椛と出会わなければ、知らなかったことだ。
「…アレンくん?」
そのまま目の前にある華奢な体を抱き締める。
男である僕より、ずっと柔らかくて脆い体だから。触れる時はいつも気遣って触れていた。
だけど今は感情のままに、力が入ってしまう。
止められなかった。
「ありがとう、椛。…今までで一番嬉しいクリスマスです」
「………ジェリーさんのクリスマス特別メニュー、まだ食べてないのに?」
「うん」
「……誕生日プレゼントもまだあげてないのに?」
「うん」
椛を抱き込んだまま、噛み締めるように頷く。
うん、本当だよ。
こんなに満たされて迎えたクリスマスの朝はなかった。
……ああ、一つだけ。
初めてこの日を僕の"誕生日"としてマナがくれた時も、似たような大きな衝撃があったかな。
「私も。
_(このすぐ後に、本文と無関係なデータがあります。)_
static size_t out_desc_off(int cap_frame) { return (16 + (size_t)cap_frame * sizeof(orbx_kp) + 15) & ~(size_t)15; }

static thread_local std::string g_err;
static int fail(int code, const char* fmt, ...) {
  char buf[512];
  va_list ap;
  va_start(ap, fmt);
  vsnprintf(buf, sizeof buf, fmt, ap);
  va_end(ap);
  g_err = buf;
  return code;
}
#define HIP_OK(expr)                                                                        \
  do {                                                                                      \
    hipError_t e_ = (expr);                                                                 \
    if (e_ != hipSuccess) return fail(ORBX_EDEVICE, "%s: %s", #expr, hipGetErrorString(e_)); \
  } while (0)

namespace {

inline int cv_round(float v) { return (int)lrintf(v); }
inline int cv_floor(float v) { int i = (int)v; return i - (i > v); }
inline short sat_short(int v) { return (short)std::min(std::max(v, (int)SHRT_MIN), (int)SHRT_MAX); }

struct DeviceBuf {
  void* p = nullptr;
  size_t n = 0;
  ~DeviceBuf() { if (p) (void)hipFree(p); }
  int alloc(size_t bytes) {
    if (p) { (void)hipFree(p); p = nullptr; }
    n = bytes;
    if (!bytes) return ORBX_OK;
    if (hipMalloc(&p, bytes) != hipSuccess) return fail(ORBX_ENOMEM, "hipMalloc(%zu) failed", bytes);
    return ORBX_OK;
  }
  template <class T> T* as() const { return (T*)p; }
};

struct Plan {
  int W = 0, H = 0, B = 0;
  ExtractParams P{};
  std::vector<CellGeom> cells;
  std::vector<int2> rtab;
  DeviceBuf pyr, blur, rtab_d, cells_d, umax_d, slots, cell_counts, qkeys, qcounts, qties, qscratch, qnscratch,
      err;
};

}

struct orbx_extractor {
  orbx_config cfg{};
  std::vector<float> scale, inv_scale, sigma2, inv_sigma2;
  std::vector<int> nfeat;
  int umax[16];
  Plan plan;
  hipStream_t stream = nullptr;
  DeviceBuf d_in, d_out;
  void* h_in = nullptr;
  void* h_out = nullptr;
  size_t h_in_bytes = 0, h_out_bytes = 0;
  hipGraphExec_t graph = nullptr;
  int graph_w = 0, graph_h = 0;
  bool graph_hp = false;
  bool last_single = false;
  bool last_empty = false;
  int warm_w = 0, warm_h = 0;
  int last_batch = 0;
  const uint8_t* last_frames = nullptr;
  size_t last_fpitch = 0, last_rstride = 0;
  bool timing = false;
  hipEvent_t ev[6] = {};
  void* user_ev[ORBX_STAGE_EVENTS] = {};
  bool has_user_ev = false;
  WsOrder ws;
  bool host_pyr = false;
  bool host_pyr_valid = false;
  void* h_pyr = nullptr;
  size_t h_pyr_bytes = 0;
  long long h_pyr_off[kMaxLevels] = {};
  hipStream_t pstream = nullptr;
  hipEvent_t pev[2] = {};
  DeviceBuf d_depth;
  void* h_depth = nullptr;
  void* h_tail = nullptr;
  size_t h_depth_bytes = 0, h_tail_bytes = 0;
  hipStream_t dstream = nullptr;
  hipEvent_t dev = nullptr;
  std::vector<float> prof_t[4];
  char order[6] = {};
  std::mutex mu;
};

WsOrder* orbx::extractor_ws(orbx_handle h) { return h ? &h->ws : nullptr; }
// ... 87 lines not shown
    const int b0 = sat_short(cv_round((1.f - fy) * 2048)), b1 = sat_short(cv_round(fy * 2048));
    yt[dy] = make_int2(clip(sy, 0, sh) | (clip(sy + 1, 0, sh) << 16), (b0 & 0xFFFF) | (b1 << 16));
  }
}

struct PyrCols {
  int nct = 1;
  std::vector<int> lo, chi, ohi;
  int lpitch[kMaxLevels] = {};
};

static bool plan_pyr_cols(const ExtractParams& P, const std::vector<int2>& rtab, int nct, PyrCols& C) {
  const int L = P.L, WL = P.lv[L - 1].w;
  if (nct > 1 && WL / nct < 32) return false;
  C.nct = nct;
  C.lo.assign((size_t)nct * L, 0);
  C.chi.assign((size_t)nct * L, 0);
  C.ohi.assign((size_t)nct * L, 0);
  auto src_lo_x = [&](int l, int x) { return rtab[P.lv[l].xtab2 + std::min(x, P.lv[l].w - 1)].x; };
  auto src_hi_x = [&](int l, int x) { return rtab[P.lv[l].xtab2 + std::min(x, P.lv[l].w - 1)].x + 1; };
  for (int c = 0; c < nct; ++c) {
    C.lo[c * L + L - 1] = c == 0 ? 0 : ((int)((long long)c * WL / nct) & ~1);
    C.chi[c * L + L - 1] = C.ohi[c * L + L - 1] = (c + 1 < nct ? ((int)((long long)(c + 1) * WL / nct) & ~1) : WL) - 1;
  }
  for (int l = L - 2; l >= 0; --l)
    for (int c = 0; c < nct; ++c) C.lo[c * L + l] = c == 0 ? 0 : (src_lo_x(l + 1, C.lo[c * L + l + 1]) & ~1);
  for (int l = L - 2; l >= 0; --l)
    for (int c = 0; c < nct; ++c) {
      const int own_hi = c + 1 < nct ? C.lo[(c + 1) * L + l] - 1 : P.lv[l].w - 1;
      if (own_hi < C.lo[c * L + l]) return false;
      C.ohi[c * L + l] = own_hi;
      C.chi[c * L + l] = std::max(src_hi_x(l + 1, C.chi[c * L + l + 1]), l > 0 ? own_hi : 0);
    }
  for (int l = 0; l < L; ++l) {
    int p = 0;
    for (int c = 0; c < nct; ++c) {
      const int lo = C.lo[c * L + l], hi = C.chi[c * L + l];
      p = std::max(p, l == 0 ? ((hi - (lo & ~15) + 1 + 15) & ~15) : ((hi - lo + 1 + 8 + 15) & ~15));
    }
    if (const char* e = getenv("ORBX_PYR_PADMOD")) {
      const int m = (l == 0 ? atoi(e) & ~15 : atoi(e)) % 128, step = l == 0 ? 16 : 4;
      while (p % 128 != m) p += step;
    }
    C.lpitch[l] = p;
  }
  for (int l = 1; l < L; ++l) {
    if (C.lpitch[l - 1] % 4) return false;
    for (int c = 0; c < nct; ++c)
      if (C.chi[c * L + l] - C.lo[c * L + l] + 1 > 8 * 512) return false;
  }
  return true;
}

static void plan_band_pyramid(ExtractParams& P, std::vector<int2>& rtab) {
  P.pyr_fused = 0;
  const int L = P.L;
  if (L < 2) return;
  auto src_lo = [&](int l, int y) { return P.lv[l].area2x ? 2 * y : (rtab[P.lv[l].ytab + y].x & 0xFFFF); };
  auto src_hi = [&](int l, int y) { return P.lv[l].area2x ? 2 * y + 1 : (rtab[P.lv[l].ytab + y].x >> 16); };
  const int HL = P.lv[L - 1].h;
  const size_t budgets[2] = {78 * 1024, 160 * 1024 - 1024};
  const int R0 = std::max(1, (HL + 17) / 18);
  struct Cand {
    int R, nb, nct;
    size_t need0, need1, ybytes;
    long long cost;
    std::vector<int> lo, chi, ohi;
    PyrCols cols;
  };
  std::vector<Cand> cands;
  PyrCols colplans[3];
  bool colok[3];
  for (int k = 0; k < 3; ++k) colok[k] = plan_pyr_cols(P, rtab, 1 << k, colplans[k]);
  const int Rmax = std::max(R0 + 5, (HL + 3) / 4);
  for (int R = Rmax; R >= std::max(1, R0 / 3); --R) {
    const int nb = (HL + R - 1) / R;
    if (!cands.empty() && cands.back().nb == nb) continue;
    std::vector<int> lo((size_t)nb * L), chi((size_t)nb * L), ohi((size_t)nb * L);
    for (int b = 0; b < nb; ++b) {
      lo[b * L + L - 1] = b * R;
      chi[b * L + L - 1] = ohi[b * L + L - 1] = std::min((b + 1) * R, HL) - 1;
    }
    for (int l = L - 2; l >= 0; --l)
      for (int b = 0; b < nb; ++b) lo[b * L + l] = b == 0 ? 0 : src_lo(l + 1, lo[b * L + l + 1]);
    for (int l = L - 2; l >= 0; --l)
      for (int b = 0; b < nb; ++b) {
        const int own_hi = b + 1 < nb ? lo[(b + 1) * L + l] - 1 : P.lv[l].h - 1;
        ohi[b * L + l] = own_hi;
        chi[b * L + l] = std::max(src_hi(l + 1, chi[b * L + l + 1]), l > 0 ? own_hi : 0);
      }
    size_t ybytes = 0;
    for (int b = 0; b < nb; ++b) {
      size_t s = 0;
      for (int l = 1; l < L; ++l) s += (size_t)(chi[b * L + l] - lo[b * L + l] + 1) * 8;
      ybytes = std::max(ybytes, s);
    }
    for (int k = 0; k < 3; ++k) {
      if (!colok[k]) continue;
      const PyrCols& C = colplans[k];
      size_t need[2] = {0, 0};
      for (int l = 0; l < L; ++l) {
        int rows = 0;
        for (int b = 0; b < nb; ++b) rows = std::max(rows, chi[b * L + l] - lo[b * L + l] + 1);
        need[l & 1] = std::max(need[l & 1], (size_t)rows * C.lpitch[l]);
      }
      need[0] = (need[0] + 15) & ~(size_t)15;
// ... 16 lines not shown
  if (ek) {
    for (const char* p = ek; *p && keep.size() < 8;) {
      int nb = 0, nct = 0, used = 0;
      if (sscanf(p, "%d:%d%n", &nb, &nct, &used) != 2) break;
      for (int i = 0; i < (int)cands.size(); ++i)
        if (cands[i].nb == nb && cands[i].nct == nct) keep.push_back(i);
      p += used;
      if (*p == ',') ++p;
    }
  }
  if (keep.empty()) {
    int def = -1;
    for (int i = 0; i < (int)cands.size(); ++i)
      if (cands[i].nct == 1 && cands[i].need0 + cands[i].need1 + cands[i].ybytes + 16 <= budgets[0] &&
          (def < 0 || std::abs(cands[i].nb - (HL + R0 - 1) / R0) < std::abs(cands[def].nb - (HL + R0 - 1) / R0)))
        def = i;
    if (def < 0) def = 0;
    keep.push_back(def);
    std::vector<ExtractParams::PyrPlan> sim(cands.size());
    for (size_t i = 0; i < cands.size(); ++i) {
      sim[i].nbands = cands[i].nb;
      sim[i].nct = cands[i].nct;
      sim[i].cost = (int)cands[i].cost;
      sim[i].occ = cands[i].need0 + cands[i].need1 + cands[i].ybytes + 16 <= budgets[0] ? 2 : 1;
    }
    const int batches[8] = {1, 2, 4, 8, 16, 32, 64, P.B};
    for (int bt : batches) {
      const int best = pick_pyr_plan(sim.data(), (int)sim.size(), bt, 256);
      if (keep.size() < 8 && std::find(keep.begin(), keep.end(), best) == keep.end()) keep.push_back(best);
    }
    for (int d = 1; keep.size() < 8 && d < (int)cands.size(); ++d)
      for (int i : {def - d, def + d})
        if (i >= 0 && i < (int)cands.size() && cands[i].nct == 1 && keep.size() < 8 &&
            std::find(keep.begin(), keep.end(), i) == keep.end())
          keep.push_back(i);
  }
  P.pyr_nplans = 0;
  for (int i : keep) {
    const Cand& c = cands[i];
    ExtractParams::PyrPlan& q = P.pyr_plan[P.pyr_nplans++];
    q.nbands = c.nb;
    q.nct = c.nct;
    q.lds_a = (int)c.need0;
    q.lds_b = (int)c.need1;
    q.lds_y = (int)c.ybytes;
    q.cost = (int)c.cost;
    q.occ = 0;
    q.bands = (int)rtab.size();
    for (int b = 0; b < c.nb; ++b)
      for (int l = 0; l < L; ++l) {
        rtab.push_back(make_int2(c.lo[b * L + l], c.chi[b * L + l]));
        rtab.push_back(make_int2(c.lo[b * L + l], c.ohi[b * L + l]));
      }
    q.ctiles = (int)rtab.size();
    const PyrCols& C = c.cols;
    for (int t = 0; t < C.nct; ++t)
      for (int l = 0; l < L; ++l) {
        const int lo = C.lo[t * L + l];
        rtab.push_back(make_int2(lo, C.chi[t * L + l]));
        rtab.push_back(make_int2(lo, C.ohi[t * L + l]));
        rtab.push_back(make_int2(C.lpitch[l], l == 0 ? (lo & ~15) : lo));
      }
  }
  P.pyr_fused = 1;
  select_pyr_plan(P, 0);
}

今までで一番嬉しいクリスマスだよ」
「…椛も?」
「うん。だって、」
じんわりと腕の中の温かい存在に浸っていると、背中に小さな手が回されて抱き返される。
嬉しい反面、その言葉に疑問も抱いて。
僅かに顔を離して問いかければ、すぐ傍にある椛の顔が優しく綻んだ。
「私が一番に、アレンくんに"おめでとう"って伝えられた日だから」
…本当、これ以上胸にくる言葉をくれるなんて。
椛は凄いと思う。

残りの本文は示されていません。